Collected data ->
# pierotofy/OpenSplat

Hardware: NVIDIA H100
Metric: fwd_bwd_mpixel_per_s (higher is better)
Workload: dtype f32

## Files before the change

opensplat_b200/csrc/raster_bwd.cu:

```cuda
#include "raster_common.cuh"

int gsb_blend_grid(const void *kernel, int num_tiles);

namespace {

__device__ __forceinline__ float rcp_approx(float x) {
    float y;
    asm("rcp.approx.ftz.f32 %0, %1;" : "=f"(y) : "f"(x));
    return y;
}

__device__ __forceinline__ void zero_row(float *grad_rows, int k) {
    float4 *row = reinterpret_cast<float4 *>(grad_rows + (size_t)k * GSB_GRAD_ROW_FLOATS);
    const float4 z = make_float4(0.f, 0.f, 0.f, 0.f);
    row[0] = z; row[1] = z; row[2] = z;
}

constexpr int BWD_MIN_BLOCKS = 6;
template <bool SAT>
__global__ void __launch_bounds__(RK_THREADS, BWD_MIN_BLOCKS)
rasterize_backward_kernel(int img_h, int img_w, int tiles_x, int num_tiles,
                          const int2 *__restrict__ tile_bins, const GsbRecord *__restrict__ records,
                          const float *__restrict__ background, const float *__restrict__ final_Ts,
                          const int *__restrict__ final_idx, const float *__restrict__ v_output,
                          const float *__restrict__ v_output_alpha, float *__restrict__ grad_rows,
                          unsigned *__restrict__ tile_counter, const int *__restrict__ tile_order) {
    __shared__ WarpRing rings[RK_WARPS];
    const int warp = threadIdx.x >> 5, lane = threadIdx.x & 31;
    WarpRing &ring = rings[warp];
    if (lane == 0) {
#pragma unroll
        for (int s = 0; s < RK_STAGES; ++s) mbar_init(&ring.full[s], 1);
        mbar_fence_init();
    }
    __syncwarp();
    const float bg0 = __ldg(background), bg1 = __ldg(background + 1), bg2 = __ldg(background + 2);
    unsigned gchunk = 0;

    while (true) {
        int tile = 0;
        if (lane == 0) tile = (int)atomicAdd(tile_counter, 1u);
        tile = __shfl_sync(0xffffffffu, tile, 0);
        if (tile >= num_tiles) break;
        if (tile_order) tile = __ldg(tile_order + tile);
        const int2 range = tile_bins[tile];
        if (range.y <= range.x) continue;

        const int tx = tile % tiles_x, ty = tile / tiles_x;
        const int X = tx * GSB_TILE + (lane & 15);
        const int Y0 = ty * GSB_TILE + (lane >> 4);
        const float px = (float)X;
        const float tile_x0 = (float)(tx * GSB_TILE), tile_y0 = (float)(ty * GSB_TILE);

        float T[RK_PIX], Bq[RK_PIX];
        const float py0 = (float)Y0;
        float vor[RK_PIX], vog[RK_PIX], vob[RK_PIX];
        int binf[RK_PIX];
        int my_max = -1;
#pragma unroll
        for (int j = 0; j < RK_PIX; ++j) {
            const int Y = Y0 + 2 * j;
            if (X < img_w && Y < img_h) {
                const size_t p = (size_t)Y * img_w + X;
                const float Tf = final_Ts[p];
                T[j] = Tf;
                vor[j] = v_output[3 * p]; vog[j] = v_output[3 * p + 1]; vob[j] = v_output[3 * p + 2];
                binf[j] = final_idx[p];
                if (SAT) {
                    const int f = binf[j];
                    if (f & GSB_SAT_BIT0) vor[j] = 0.f;
                    if (f & (GSB_SAT_BIT0 << 1)) vog[j] = 0.f;
                    if (f & (GSB_SAT_BIT0 << 2)) vob[j] = 0.f;
                    binf[j] = f & ~GSB_SAT_MASK;
                }
                const float voa = v_output_alpha ? v_output_alpha[p] : 0.f;
                Bq[j] = -(Tf * (voa - (bg0 * vor[j] + bg1 * vog[j] + bg2 * vob[j])));
            } else {
                T[j] = 1.f; vor[j] = vog[j] = vob[j] = 0.f; Bq[j] = 0.f;
                binf[j] = -1;
            }
            my_max = max(my_max, binf[j]);
        }
        const int warp_max = __reduce_max_sync(0xffffffffu, my_max);
        const int hi = min(range.y - 1, max(warp_max, range.x - 1));

        for (int idx = hi + 1 + lane; idx < range.y; idx += 32)
            zero_row(grad_rows, __float_as_int(__ldg(&records[idx].q0.w)));
        const int L = hi - range.x + 1;
        if (L <= 0) continue;
        const int nchunks = (L + RK_CHUNK - 1) / RK_CHUNK;

        const unsigned g0 = gchunk;
        auto stage_of = [&](int c) { return (g0 + (unsigned)c) % RK_STAGES; };
        auto parity_of = [&](int c) { return ((g0 + (unsigned)c) / RK_STAGES) & 1u; };
        auto chunk_lo = [&](int c) { return max(range.x, hi + 1 - (c + 1) * RK_CHUNK); };
        auto chunk_cnt = [&](int c) { return (hi + 1 - c * RK_CHUNK) - chunk_lo(c); };
        auto issue = [&](int c) {
            if (lane == 0) {
                const unsigned s = stage_of(c);
                const uint32_t bytes = (uint32_t)chunk_cnt(c) * (uint32_t)sizeof(GsbRecord);
                mbar_arrive_expect_tx(&ring.full[s], bytes);
                tma_load_1d(&ring.rec[s][0], records + chunk_lo(c), bytes, &ring.full[s]);
            }
        };
        const int pro = min(RK_STAGES, nchunks);
        for (int c = 0; c < pro; ++c) issue(c);
        int issued = pro;

        for (int c = 0; c < nchunks; ++c) {
            const unsigned s = stage_of(c);
            mbar_wait(&ring.full[s], parity_of(c));
            const int lo = chunk_lo(c), cnt = chunk_cnt(c);
            unsigned my_mask = 0;
            if (lane < cnt) {
                my_mask = record_slot_mask(ring.rec[s][lane], tile_x0, tile_y0);
                if (my_mask == 0u) zero_row(grad_rows, __float_as_int(ring.rec[s][lane].q0.w));
            }
            unsigned live = __ballot_sync(0xffffffffu, my_mask != 0u);
            while (live) {
                const int t = 31 - __clz(live);
                live &= ~(1u << t);
                const unsigned rm = __shfl_sync(0xffffffffu, my_mask, t);
                const int idx = lo + t;
                const float4 q0 = ring.rec[s][t].q0;
                const float4 q1 = ring.rec[s][t].q1;
                const float4 q2 = ring.rec[s][t].q2;
                const float smax = fmaxf(0.f, fmaf(q0.z, GSB_LN2, GSB_SMAX_BIAS));
                const float dx = q0.x - px;
                const float adx2 = q1.x * dx * dx;
                const float bdx = q1.y * dx;
                const float dy0 = q0.y - py0;
                float s0 = 0.f, s1 = 0.f, s2 = 0.f;
                float a_r = 0.f, a_g = 0.f, a_b = 0.f;
                bool any = false;
                const int jlo = __ffs(rm) - 1, jhi = 31 - __clz(rm);
#define GSB_BWD_SLOT(j)                                                                                   \
    {                                                                                                     \
        const float dy = dy0 - (float)(2 * j);                                                                      \
        const float sigma = fmaf(dy, fmaf(q1.z, dy, bdx), adx2);                                          \
        if (__float_as_uint(sigma) <= __float_as_uint(smax)) {                    \
            const float au = ex2_approx(fmaf(sigma, -GSB_LOG2E, q0.z));           \
            const float alpha = fminf(0.99f, au);                                                         \
            if (idx <= binf[j] && alpha >= (1.f / 255.f)) {                                               \
                any = true;                                                                               \
                const float ra = rcp_approx(1.f - alpha);                                                 \
                T[j] *= ra;                                                                               \
                const float fac = alpha * T[j];                                                           \
                a_r = fmaf(fac, vor[j], a_r);                                                             \
                a_g = fmaf(fac, vog[j], a_g);                                                             \
                a_b = fmaf(fac, vob[j], a_b);                                                             \
                const float d = fmaf(q2.z, vob[j], fmaf(q2.y, vog[j], q2.x * vor[j]));   \
                const float v_alpha = fmaf(d, T[j], -(ra * Bq[j]));                                       \
                Bq[j] = fmaf(d, fac, Bq[j]);                                                              \
                 \
                const float w = au * v_alpha;                                                             \
                const float wdy = w * dy;                                                                 \
                s0 += w;                                                                                  \
                s1 += wdy;                                                                                \
                s2 = fmaf(wdy, dy, s2);                                                                   \
            }                                                                                             \
        }                                                                                                 \
        if (jhi == j) break;                                                                              \
    }
                switch (jlo) {
                    case 0: GSB_BWD_SLOT(0)
                    case 1: GSB_BWD_SLOT(1)
                    case 2: GSB_BWD_SLOT(2)
                    case 3: GSB_BWD_SLOT(3)
                    case 4: GSB_BWD_SLOT(4)
                    case 5: GSB_BWD_SLOT(5)
                    case 6: GSB_BWD_SLOT(6)
                    default: GSB_BWD_SLOT(7)
                }
#undef GSB_BWD_SLOT
                const int k = __float_as_int(q0.w);
                float *row = grad_rows + (size_t)k * GSB_GRAD_ROW_FLOATS;
                if (!__any_sync(0xffffffffu, any)) {
                    if (lane < 9) row[lane] = 0.f;
                    continue;
                }
                const float sx = dx * s0;
                float v0 = s0, v1 = sx, v2 = s1, v3 = dx * sx, v4 = dx * s1, v5 = s2, v6 = a_r, v7 = a_g;
                float v8 = a_b;
                {
                    const bool up = lane & 16;
                    const float t0 = up ? v0 : v4, t1 = up ? v1 : v5, t2 = up ? v2 : v6, t3 = up ? v3 : v7;
                    const float k0 = up ? v4 : v0, k1 = up ? v5 : v1, k2 = up ? v6 : v2, k3 = up ? v7 : v3;
                    v0 = k0 + __shfl_xor_sync(0xffffffffu, t0, 16);
                    v1 = k1 + __shfl_xor_sync(0xffffffffu, t1, 16);
                    v2 = k2 + __shfl_xor_sync(0xffffffffu, t2, 16);
                    v3 = k3 + __shfl_xor_sync(0xffffffffu, t3, 16);
                }
                {
                    const bool up = lane & 8;
                    const float t0 = up ? v0 : v2, t1 = up ? v1 : v3;
                    const float k0 = up ? v2 : v0, k1 = up ? v3 : v1;
                    v0 = k0 + __shfl_xor_sync(0xffffffffu, t0, 8);
                    v1 = k1 + __shfl_xor_sync(0xffffffffu, t1, 8);
                }
                {
                    const bool up = lane & 4;
                    const float t0 = up ? v0 : v1;
                    const float k0 = up ? v1 : v0;
                    v0 = k0 + __shfl_xor_sync(0xffffffffu, t0, 4);
                }
                v0 += __shfl_xor_sync(0xffffffffu, v0, 2);
                v0 += __shfl_xor_sync(0xffffffffu, v0, 1);
#pragma unroll
                for (int o = 16; o > 0; o >>= 1) v8 += __shfl_xor_sync(0xffffffffu, v8, o);
                const bool w8 = (lane == 1);
                if (((lane & 3) == 0) || w8) row[w8 ? 8 : (lane >> 2)] = w8 ? v8 : v0;
            }
            __syncwarp();
            if (issued < nchunks) { issue(issued); ++issued; }
        }
        gchunk = g0 + (unsigned)issued;
        __syncwarp();
    }
}
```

Exercise description ->
Copy every line in the data above that has the string "GsbRecord" in it.

Written response ->
                          const int2 *__restrict__ tile_bins, const GsbRecord *__restrict__ records,
                const uint32_t bytes = (uint32_t)chunk_cnt(c) * (uint32_t)sizeof(GsbRecord);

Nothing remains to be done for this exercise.